Oleh: Amiluddin Indi

Sulawesi Tenggara (Sultra) memiliki beragam kelezatan kuliner nusantara salah satunya sinonggi, kasoami, kambose, kabuto atau disingkat SIKKATO. Sumber daya alam yang melimpah, struktur geografis didominasi laut serta kekayaan rempah, membuat masakan Sulawesi Tenggara beragam.

Sejak lama Sulawesi Tenggara dikenal memiliki keberagaman yang kuat. Tidak hanya soal budaya termasuk bahasanya, tapi juga soal keragaman kuliner yang terbentang dari Barat ke Timur Sulawesi Tenggara dan yang melekat di kehidupan sosial masyarakatnya.

Para sosiolog dan ahli gizi mendapati temuan bahwa faktor budaya sangat mempengaruhi dalam pembentukan pola konsumsi dan kebiasaan menu makanan di suatu daerah. Salah satunya adalah Provinsi Sulawesi Tenggara, Provinsi yang berada di Jazirah Tenggara Pulau Sulawesi. Beribukota di Kendari.

Sulawesi Tenggara punya empat suku adat, yaitu Muna, Buton, Tolaki dan Moronene. Masing-masing memiliki beragam kuliner khas yang disajikan dalam kehidupan sehari-hari.
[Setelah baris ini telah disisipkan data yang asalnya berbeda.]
void scan_thresholds(double tmedian, double tlamda, int Lmax, std::vector<double>& del, std::vector<double>& dup) {
  del.assign((size_t)Lmax + 1 + kScanPad, -INFINITY);
  dup.assign((size_t)Lmax + 1 + kScanPad, INFINITY);
  del[0] = -1.0;
  for (int L = 1; L <= Lmax; ++L) {
    const double dL = (double)L, sq = sqrt(dL);
    auto score = [&](double sum) { const float meanf = (float)(sum / dL); return ((double)meanf - tmedian) * sq; };
    del[L] = rsih::last_true([&](double s) { return !(score(s) > -tlamda); });
    dup[L] = rsih::first_true([&](double s) { return !(score(s) < tlamda); });
  }
}

constexpr uint32_t kEagerBounds = 1024;
int runs_from_export(rsi_ctx* ctx, const uint32_t* slot, const uint64_t* d_list, std::vector<Region>& runs) {
  const uint32_t cnt = slot[0];
  runs.clear();
  if (cnt == 0) return RSI_OK;
  if (cnt > kMaxRunEntries) return fail(ctx, RSI_ERR_UNSUPPORTED, "boundary list overflow");
  std::vector<uint64_t> raw(cnt);
  memcpy(raw.data(), slot + 2, (size_t)std::min(cnt, kEagerBounds) * 8);
  if (cnt > kEagerBounds) {
    HIPCHK(copy_d2h(ctx, raw.data() + kEagerBounds, d_list + kEagerBounds, (size_t)(cnt - kEagerBounds) * 8));
    HIPCHK(CTX_SYNC());
  }
  if (!rsih::boundary_pairs(raw.data(), raw.size(), false, runs)) return fail(ctx, RSI_ERR_INTERNAL, "unbalanced run boundaries");
  runs.pop_back();
  return RSI_OK;
}

struct RunArgs { RunsInline inl; bool use_inl = false; int32_t* d_start = nullptr; int32_t* d_end = nullptr; };
int prepare_runs(rsi_ctx* ctx, const std::vector<Region>& runs, RunArgs& ra) {
  const size_t k = runs.size();
  if (k <= (size_t)kRunsInline) {
    memset(&ra.inl, 0, sizeof(ra.inl));
    for (size_t i = 0; i < k; ++i) { ra.inl.se[2 * i] = runs[i].start; ra.inl.se[2 * i + 1] = runs[i].end; }
    ra.use_inl = true;
    return RSI_OK;
  }
  HIPCHK(ctx->run_se.ensure(k * 8 + 64));
  std::vector<int32_t> se(2 * k);
  for (size_t i = 0; i < k; ++i) { se[i] = runs[i].start; se[k + i] = runs[i].end; }
  HIPCHK(copy_h2d(ctx, ctx->run_se.p, se.data(), k * 8));
  ra.use_inl = false;
  ra.d_start = ctx->run_se.as<int32_t>();
  ra.d_end = ctx->run_se.as<int32_t>() + k;
  return RSI_OK;
}

constexpr size_t kCandScratchBytes = size_t(512) << 20;
class DeviceTester : public rsih::NeighbourTester {
 public:
  DeviceTester(rsi_ctx* c, DepthRef rdc, int64_t n, double RDmedian) : ctx(c), d_rdc(rdc), N(n), median(RDmedian) {}
  double kernel_wait_ms = 0;
  int launches = 0;
  int force_split = -1, force_bytes = -1;
  std::vector<CandOut>* sink = nullptr;
  int mailbox_lists = 0, copied_lists = 0;

  bool sharpen(std::vector<Candidate>& L) override {
    if (L.empty()) return true;
    const int nj = (int)L.size();
    EdgeJob* slot = static_cast<EdgeJob*>(mb_alloc(ctx, (size_t)nj * sizeof(EdgeJob)));
    std::vector<EdgeJob> spill;
    EdgeJob* jobs = slot;
    if (!slot) { spill.resize((size_t)nj); jobs = spill.data(); }
    for (int i = 0; i < nj; ++i) jobs[i] = {L[(size_t)i].start, L[(size_t)i].end, L[(size_t)i].type, 0};
    {
      Phase ph(ctx, "cand.ensure");
      if (nj > ctx->sharpen_ws_jobs) {
        const int cap = std::max(256, 2 * nj);
        if (!ok(ctx->sharpen_ws.ensure(sharpen_workspace_bytes(cap)))) return false;
        if (!ok(hipMemsetAsync(ctx->sharpen_ws.p, 0, sharpen_workspace_zero_bytes(cap), ctx->stream))) return false;
        ctx->sharpen_ws_jobs = cap;
      }
// ... 271 lines not shown
    int64_t* d_poff = reinterpret_cast<int64_t*>(d_scratch + poff.back());
    HIPCHK(ctx->items.ensure(items.size() * sizeof(SegItem)));
    HIPCHK(ctx->best.ensure(items.size() * sizeof(BestSeg)));
    HIPCHK(copy_h2d(ctx, d_poff, poff.data(), poff.size() * 8));
    HIPCHK(copy_h2d(ctx, ctx->items.p, items.data(), items.size() * sizeof(SegItem)));
    HIPCHK(ctx->h_status2.ensure((size_t)nb * 4));
    HIPCHK(hipMemcpyAsync(ctx->h_status2.p, d_st2, (size_t)nb * 4, hipMemcpyDeviceToHost, ctx->stream));
    out.status2 = rsih::IntSpan(ctx->h_status2.as<int>(), nb);
    { Timer t(ctx, "run_prefix"); launch_run_prefix(d_T, ctx->run_se.as<int32_t>(), ctx->run_se.as<int32_t>() + kr, nullptr, (int)kr, d_poff, d_scratch, nullptr, nullptr, ctx->stream); }
    { Timer t(ctx, "best_subsegment"); launch_best_items(ctx->items.p, nullptr, (int)items.size(), d_poff, d_scratch, tmedian, ctx->best.as<BestSeg>(), ctx->stream); }
    HIPCHK(copy_d2h(ctx, best.data(), ctx->best.p, items.size() * sizeof(BestSeg)));
    HIPCHK(CTX_SYNC());
  }
  if (form) {
    form->runs = (int)runs.size(); form->items = (int)items.size(); form->inl = inl ? 1 : 0;
    form->mailbox_status = out.status2.ranges ? 1 : 0;
    form->pairs_per_item = pairs_per_item;
    for (const Region& r : runs) if (r.end - r.start + 2 > kBestLds) ++form->unstaged;
  }
  rsih::segments_from_best(runs, items, best.data(), out.status2, tlamda, out.segs);
  return RSI_OK;
}

struct FsForm { int runs = -1, inl = -1, copied = -1, route = 0, has_level0 = 0, trim = 0, leveldel = 0, leveladd = 0; float m0 = 0.0f; };
template <class Synced>
int rsi_filterstatus(rsi_ctx* ctx, const float* d_T, const int32_t* d_st1, int32_t* d_st1f, int64_t nb, int Lmax, double dev,
                     const uint32_t* rslot, Synced&& synced, std::vector<std::string>* fs_lines, FsForm* form) {
  int rc;
  const bool long_scan = Lmax > kMaxL;
  const int nlev = 2 * Lmax + 1;
  uint32_t* fs_slot = long_scan ? nullptr : static_cast<uint32_t*>(mb_alloc(ctx, (size_t)nlev * 8));
  if (!fs_slot && !long_scan) return fail(ctx, RSI_ERR_INTERNAL, "out of pinned mailbox memory");
  if (!long_scan) {
    GateShared gs(ctx);
    Timer t(ctx, "level_sums");
    launch_level_sums(d_T, d_st1, nb, Lmax, ctx->fs_ws.p, kMaxL, kFsListCap, ctx->fs_out.as<float>(),
                      reinterpret_cast<unsigned int*>(ctx->small.as<uint8_t>() + kOffDone) + kDoneBinSlot + 4, fs_slot, ctx->stream);
  }
  { Phase phc(ctx, "fs.wait"); HIPCHK(CTX_SYNC()); }
  if ((rc = synced()) != RSI_OK) return rc;
  {
    Phase phs(ctx, "fs.sums");
    std::vector<float> wsum((size_t)nlev, 0.0f);
    std::vector<int> wcnt((size_t)nlev, 0);
    if (fs_slot) {
      memcpy(wsum.data(), fs_slot, (size_t)nlev * 4);
      memcpy(wcnt.data(), fs_slot + nlev, (size_t)nlev * 4);
    }
    if (form) form->route = long_scan ? 2 : (wcnt[(size_t)Lmax] < 0 ? 1 : 0);
    if (long_scan || wcnt[(size_t)Lmax] < 0) {
      Phase phc(ctx, "fs.copy");
      HIPCHK(ctx->h_T.ensure((size_t)nb * 4));
      HIPCHK(ctx->h_status.ensure((size_t)nb * 4));
      HIPCHK(hipMemcpyAsync(ctx->h_T.p, d_T, (size_t)nb * 4, hipMemcpyDeviceToHost, ctx->stream));
      HIPCHK(hipMemcpyAsync(ctx->h_status.p, d_st1, (size_t)nb * 4, hipMemcpyDeviceToHost, ctx->stream));
      HIPCHK(CTX_SYNC());
      rsih::level_sums_host(ctx->h_T.as<float>(), ctx->h_status.as<int>(), nb, Lmax, wsum, wcnt);
    }
    rsih::LevelChoice lc = rsih::choose_levels(wsum, wcnt, Lmax, dev);
    phs.stop();
    Phase phr(ctx, "fs.runs");
    if (form) { form->has_level0 = lc.has_level0; form->trim = lc.trim; form->leveldel = lc.leveldel; form->leveladd = lc.leveladd; form->m0 = lc.m0; }
    if (lc.has_level0) {
      const float m0 = lc.m0;
      if (fs_lines) *fs_lines = std::move(lc.lines);
      if (lc.trim) {
        std::vector<Region> runs;
        GateShared gs(ctx);
        if ((rc = runs_from_export(ctx, rslot, ctx->runs.as<uint64_t>(), runs)) != RSI_OK) return rc;
        if (form) { form->runs = (int)runs.size(); form->copied = rslot[0] > kEagerBounds ? 1 : 0; form->inl = runs.size() <= (size_t)kRunsInline ? 1 : 0; }
        if (!runs.empty()) {
          RunArgs ra;
          if ((rc = prepare_runs(ctx, runs, ra)) != RSI_OK) return rc;
          Timer t(ctx, "trim_runs");
          launch_trim_runs(d_T, d_st1f, ra.d_start, ra.d_end, ra.use_inl ? &ra.inl : nullptr, (int)runs.size(), (double)m0 - dev, (double)m0 + dev, ctx->stream);
        }
      }
    }
  }
  return RSI_OK;
}

int run_scan(rsi_ctx* ctx, const rsi_params& P, bool use_med, const float* d_T, int64_t nb, double RDmedian,
             double factor, int LmaxBase, ChainOut* first, double nb_med_raw, double nb_del_raw, double nb_dup_raw, ScanOut& out) {
  const int32_t* d_medint = ctx->binmed.as<int32_t>();
  double tmedian, absmed;
  uint64_t cnt;
  int rc;
  rsih::NbScaled lv{0, 0};
  {
    Phase ph(ctx, "scan.quantiles");
    HIPCHK(CTX_SYNC());
    const GridMedian* g = first->g;
    if ((!use_med && (g[0].flags & kGridTooWide)) || (g[1].flags & kGridTooWide)) {
      GateShared gs(ctx);
      if (!use_med) {
        if ((rc = grid_median(ctx, d_T, nullptr, nb, 0, 0.0, &tmedian, &cnt)) != RSI_OK) return rc;
      } else {
        tmedian = RDmedian;
      }
      if ((rc = grid_median(ctx, d_T, nullptr, nb, 1, tmedian, &absmed, &cnt)) != RSI_OK) return rc;
    } else {
      tmedian = RDmedian;
      if (!use_med && (rc = grid_result(ctx, g[0], Selection{d_T, nullptr, nb, 0, 0.0}, &tmedian, &cnt)) != RSI_OK) return rc;
      if (!use_med && (g[0].flags & kGridDegenerate)) rc = grid_median(ctx, d_T, nullptr, nb, 1, tmedian, &absmed, &cnt);
      else rc = grid_result(ctx, g[1], Selection{d_T, nullptr, nb, 1, tmedian}, &absmed, &cnt);
      if (rc != RSI_OK) return rc;
    }
    if (!use_med) {
      lv = rsih::nb_scaled_levels(rsih::unkey_f32(~first->rawmin_inv), nb_med_raw, nb_del_raw, RDmedian);
      (void)nb_dup_raw;
    }
  }
  const rsih::ScanSetup su = rsih::scan_first_pass(use_med, tmedian, absmed, factor, LmaxBase, lv.t0, lv.t2, P.threshold, nb);
  double tsigma = su.tsigma, tlamda = su.tlamda;
  const double target = su.target, dev = su.dev;
  const int Lmax = su.Lmax;
  const bool clipped = su.clipped;
  out.tmedian1 = tmedian; out.tsigma1 = tsigma; out.tlamda1 = tlamda; out.Lmax = su.Lmax_ref;
  if (Lmax > kHardMaxL) return fail(ctx, RSI_ERR_UNSUPPORTED, "scan length Lmax beyond 4194304 bins");
  std::vector<uint32_t> spill1, spill2;
  auto take_record = [&](const uint32_t* w, int pass) -> int {
    const rsih::ScanRecord rec{w, Lmax};
    if (clipped && !rec.sweeps_stopped(nb)) return fail(ctx, RSI_ERR_TOO_SMALL, "fewer bins than the scan length, and a sweep reached them all (the reference exits in runmean)");
    out.escapes += rec.escapes(); out.inexact = rec.inexact(); out.tiles_listed += rec.tiles_listed();
    for (int k = 0; k < 2; ++k) {
      out.level_log[2 * pass + k].assign(rec.level_counts(k), rec.level_counts(k) + Lmax + 1);
      out.stop_levels[2 * pass + k] = rec.stop_level(k);
    }
    return RSI_OK;
  };

  int32_t* d_st1 = ctx->status1.as<int32_t>();
  int32_t* d_st1f = ctx->status1f.as<int32_t>();
  int32_t* d_st2 = ctx->status2.as<int32_t>();
  const uint32_t* wslot = nullptr;
  const uint32_t* rslot = nullptr;
  { Phase ph(ctx, "scan.pass"); GateShared gs(ctx); if ((rc = scan_pass(ctx, 0, d_T, d_medint, nb, RDmedian, tmedian, tlamda, Lmax, d_st1, d_st1f, &wslot, &rslot, &spill1)) != RSI_OK) return rc; }

  Phase ph_filter(ctx, "scan.filterstatus");
  if ((rc = rsi_filterstatus(ctx, d_T, d_st1, d_st1f, nb, Lmax, dev, rslot, [&] { return take_record(wslot, 0); }, &out.fs_lines, nullptr)) != RSI_OK) return rc;
  ph_filter.stop();
  Phase ph_q2(ctx, "scan.quantiles");
  double tmed2;
  uint64_t k = 0;
  ChainOut* second = nullptr;
  if ((rc = grid_pair_issue(ctx, d_T, d_st1f, nb, true, 0.0, false, 1, &second)) != RSI_OK) return rc;
  HIPCHK(CTX_SYNC());
  const GridMedian* g2 = second->g;
  {
    GateShared gs_q2(ctx);
    const bool wide2 = (g2[0].flags & kGridTooWide) != 0;
    if ((rc = wide2 ? grid_median(ctx, d_T, d_st1f, nb, 0, 0.0, &tmed2, &k) : grid_result(ctx, g2[0], Selection{d_T, d_st1f, nb, 0, 0.0}, &tmed2, &k)) != RSI_OK) return rc;
    if (k > (uint64_t)(nb / 2)) {
      tmedian = tmed2;
      if ((rc = (wide2 || (g2[1].flags & (kGridTooWide)) || (g2[0].flags & kGridDegenerate)) ? grid_median(ctx, d_T, d_st1f, nb, 1, tmedian, &absmed, &cnt)
                                                        : grid_result(ctx, g2[1], Selection{d_T, d_st1f, nb, 1, tmedian}, &absmed, &cnt)) != RSI_OK) return rc;
      const rsih::Lamda l2 = rsih::lamda_from_mad(absmed, factor, target);
      tsigma = l2.tsigma; tlamda = l2.tlamda;
    }
  }
  out.tmedian2 = tmedian; out.tsigma2 = tsigma; out.tlamda2 = tlamda;
  ph_q2.stop();
  { Phase ph(ctx, "scan.pass"); GateShared gs(ctx); if ((rc = scan_pass(ctx, 1, d_T, d_medint, nb, RDmedian, tmedian, tlamda, Lmax, d_st2, nullptr, &wslot, &rslot, &spill2)) != RSI_OK) return rc; }
  Phase ph_seg(ctx, "scan.segments");
  GateShared gs_seg(ctx);

  HIPCHK(CTX_SYNC());
  std::vector<Region> runs;
  if ((rc = runs_from_export(ctx, rslot, ctx->runs.as<uint64_t>(), runs)) != RSI_OK) return rc;
  if ((rc = take_record(wslot, 1)) != RSI_OK) return rc;
  return rsi_segments(ctx, d_T, d_st2, nb, runs, tmedian, tlamda, 0, out, nullptr);
}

Patut disyukuri adalah sumber daya pangan lokal di daerah kita seperti sagu, ubi kayu, dan jagung cukup berlimpah dan telah lama dijadikan pangan pokok lokal oleh sebagian besar masyarakat Sultra.
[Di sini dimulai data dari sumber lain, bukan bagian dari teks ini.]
__global__ void k_symmetrize_lower(double *__restrict__ a, uint32_t n, uint32_t ld) {
    const size_t i = size_t(blockIdx.x) * blockDim.x + threadIdx.x;
    if (i >= size_t(n) * n) return;
    const uint32_t r = uint32_t(i % n), c = uint32_t(i / n);
    if (r < c) a[size_t(c) * ld + r] = a[size_t(r) * ld + c];
}

unsigned grid1(size_t count) { return div_up(count, TB); }

void gram(mh_context *ctx, size_t n, const double *xa, uint32_t wa, const double *yb, uint32_t wb, double *g, uint32_t ld) {
    mh_gram(ctx, n, xa, wa, yb, wb, g, ld);
}
void panel_mul(mh_context *ctx, size_t n, const double *x, uint32_t wa, const double *c, uint32_t ld, double *z, uint32_t wz, double alpha, double beta) {
    if (!wz) return;
    if (!wa) return;
    ROCBLAS_CHECK(rocblas_dgemm(ctx->blas, rocblas_operation_transpose, rocblas_operation_none, wz, rocblas_int(n), wa, &alpha, c, ld, x, wa, &beta, z, wz));
}
void panel_trsm(mh_context *ctx, size_t n, double *wp, uint32_t w, const double *l, uint32_t ld) {
    const double one = 1;
    ROCBLAS_CHECK(rocblas_dtrsm(ctx->blas, rocblas_side_left, rocblas_fill_lower, rocblas_operation_none, rocblas_diagonal_non_unit, w, rocblas_int(n), &one, l, ld, wp, w));
}


void small_dgemm(mh_context *ctx, rocblas_operation ta, rocblas_operation tb, rocblas_int M, rocblas_int N, rocblas_int K, const double *alpha, const double *a, rocblas_int lda, const double *b,
                 rocblas_int ldb, const double *beta, double *c, rocblas_int ldc) {
    if (M <= 1024 && N <= 1024 && K <= 4096)
        mh_small_gemm(ctx, ta != rocblas_operation_none, tb != rocblas_operation_none, uint32_t(M), uint32_t(N), uint32_t(K), *alpha, a, uint32_t(lda), b, uint32_t(ldb), *beta, c, uint32_t(ldc));
    else
        ROCBLAS_CHECK(rocblas_dgemm(ctx->blas, ta, tb, M, N, K, alpha, a, lda, b, ldb, beta, c, ldc));
}

__global__ void k_identity_defect(const double *__restrict__ g, uint32_t m, unsigned long long *__restrict__ out) {
    const uint32_t i = blockIdx.x * blockDim.x + threadIdx.x;
    double d = 0;
    if (i < m * m) {
        const uint32_t r = i % m, c = i / m;
        if (r >= c) d = fabs(g[i] - (r == c ? 1.0 : 0.0));
    }
    for (int off = 32; off > 0; off >>= 1) d = fmax(d, __shfl_xor(d, off, 64));
    if ((threadIdx.x & 63) == 0 && d > 0) atomicMax(out, (unsigned long long)__double_as_longlong(d));
}

__global__ void k_defect_matrix(const double *__restrict__ g, uint32_t m, double *__restrict__ e) {
    const uint32_t i = blockIdx.x * blockDim.x + threadIdx.x;
    if (i >= m * m) return;
    const uint32_t r = i % m, c = i / m;
    e[i] = (r >= c ? g[i] : g[size_t(r) * m + c]) - (r == c ? 1.0 : 0.0);
}
__global__ void k_inverse_sqrt_series(const double *__restrict__ e, const double *__restrict__ e2, uint32_t m, double *__restrict__ s) {
    const uint32_t i = blockIdx.x * blockDim.x + threadIdx.x;
    if (i >= m * m) return;
    s[i] = (i % m == i / m ? 1.0 : 0.0) - 0.5 * e[i] + 0.375 * e2[i];
}
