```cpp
void launch_band_backward(const BandPair* d_pairs, int n, int npl, int C, int max_NS, bool unit, bool gradg, bool vec,
                          hipStream_t st, const BandPair* one, const BandPatch* patch) {
  if (n <= 0) return;
  if (one && patch) throw std::logic_error("band.hip: a patched launch reads a device table");
  BandPatch pt{};
  if (patch) pt = *patch;
  if (one && (n != 1 || !band_one_ok(npl, C, max_NS, vec, true))) throw std::logic_error("band.hip: not a single-pair launch");
  const int K = band_block_rows(C, max_NS, true);
  const bool big = K * C > 1024 || K * max_NS > 1024;
  const int ns_lds = band_backward_lds_stride(K, max_NS);
  const size_t lds = 4 * size_t(band_lds(C, K, ns_lds, true).total) + 64;
  if (npl == 1) {
    if (K == 4) launch_bwd<1, 4>(d_pairs, one, n, ns_lds, lds, unit, gradg, vec, big, st, pt);
    else launch_bwd<1, 2>(d_pairs, one, n, ns_lds, lds, unit, gradg, vec, big, st, pt);
  } else {
    if (K == 4) throw std::logic_error("band.hip: four rows per block with two nodes per lane");
    launch_bwd<2, 2>(d_pairs, one, n, ns_lds, lds, unit, gradg, vec, big, st, pt);
  }
}

template <int NPL>
static void launch_viterbi_wave(const BandDecode* d_pairs, int n, int ranked, hipStream_t st) {
  if (ranked) hipLaunchKernelGGL((band_viterbi_wave_kernel<NPL, true>), dim3(n), dim3(64), 0, st, d_pairs);
  else hipLaunchKernelGGL((band_viterbi_wave_kernel<NPL, false>), dim3(n), dim3(64), 0, st, d_pairs);
}
bool band_viterbi_wave_ok(int max_nodes, int max_labels, int vec) {
  static const bool force_wg = std::getenv("GTNX_VITERBI_WG") != nullptr;
  return !force_wg && vec && max_nodes <= 512 && max_labels <= VBLK;
}
void launch_band_viterbi(const BandDecode* d_pairs, int n, int stage_floats, int max_nodes, int max_labels, int vec,
                         hipStream_t st, int ranked) {
  if (n <= 0) return;
  if (band_viterbi_wave_ok(max_nodes, max_labels, vec)) {
    if (max_nodes <= 64) launch_viterbi_wave<1>(d_pairs, n, ranked, st);
    else if (max_nodes <= 128) launch_viterbi_wave<2>(d_pairs, n, ranked, st);
    else if (max_nodes <= 256) launch_viterbi_wave<4>(d_pairs, n, ranked, st);
    else launch_viterbi_wave<8>(d_pairs, n, ranked, st);
    return;
  }
  if (ranked) return;
  static std::atomic<uint64_t> done{0};
  if (gtnx_first_on_device first{done}) big_lds(band_viterbi_kernel);
  hipLaunchKernelGGL(band_viterbi_kernel, dim3(n), dim3(512), 4 * size_t(1032 + stage_floats) + 64, st, d_pairs);
}

void launch_asg_fal_targets(const AsgFalArgs* d_args, int n, int n_labels, hipStream_t st) {
  if (n > 0) hipLaunchKernelGGL(asg_fal_targets_kernel, dim3(n), dim3(512), 0, st, d_args, n_labels);
}
void launch_asg_fal_scatter(const float* g, const int* maps, const int64_t* tab, int n_seq, int64_t longest, float* trans_grad,
                            hipStream_t st) {
// ... 10 lines not shown
```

Sulawesi Tenggara memiliki warisan leluhur yang wajib dipertahankan yang dikenal dengan Sinonggi, Kasoami, Kambose, dan Kabuto atau di singkat “SIKKATO” untuk menjaga ketahanan pangan masyarakat Sulawesi Tenggara dan sekaligus melambangkan kearifan dari makanan sehat yang beragam dan eksotis, tangguh, dan simbol tradisi serta budaya. Diolah secara organik yang ramah lingkungan.

Dalam rangka mempertahankan warisan leluhur tersebut maka pemerintah wilayah Provinsi Sulawesi Tenggara gencar mempromosikan pangan lokal Sinonggi, Kasuami, Kambose dan Kabuto atau “SIKKATO” sebagai panganan khas daerah. Salah satu upaya promosi yakni dengan cara bekerja sama dengan pengelola hotel, restoran dan rumah makan agar menjadikan pangan SIKKATO sebagai menu utama.

Pemerintah Provinsi Sulawesi Tenggara terus berupaya memperkenalkan atau mensosialisasikan pangan lokal tersebut melalui berbagai ajang dan pameran kuliner.

Pemerintah juga memberikan edaran kepada pemilik hotel dan restoran agar menyiapkan menu pangan lokal SIKKATO, agar tamu luar daerah mudah menjumpai pangan tersebut, pangan lokal SIKKATO berbahan nonberas yakni sinonggi berbahan baku sagu, kasuami berbahan baku singkong, kambose berbahan baku jagung, dan kabuto berbahan baku ubi kayu. Bahkan saat ini sudah banyak rumah makan yang tumbuh dan menyajikan khusus pangan lokal SIKKATO.

Undang-undang Nomor 18/2012 tentang Pangan menjelaskan bahwa diversifikasi (penganeka-ragaman) pangan adalah upaya peningkatan ketersediaan dan konsumsi pangan yang beragam, bergizi seimbang dan berbasis pada potensi sumber daya lokal. Pada Pasal 41 dinyatakan bahwa salah satu tujuan diversifikasi pangan adalah untuk memenuhi pola konsumsi pangan yang beragam, bergizi seimbang dan aman.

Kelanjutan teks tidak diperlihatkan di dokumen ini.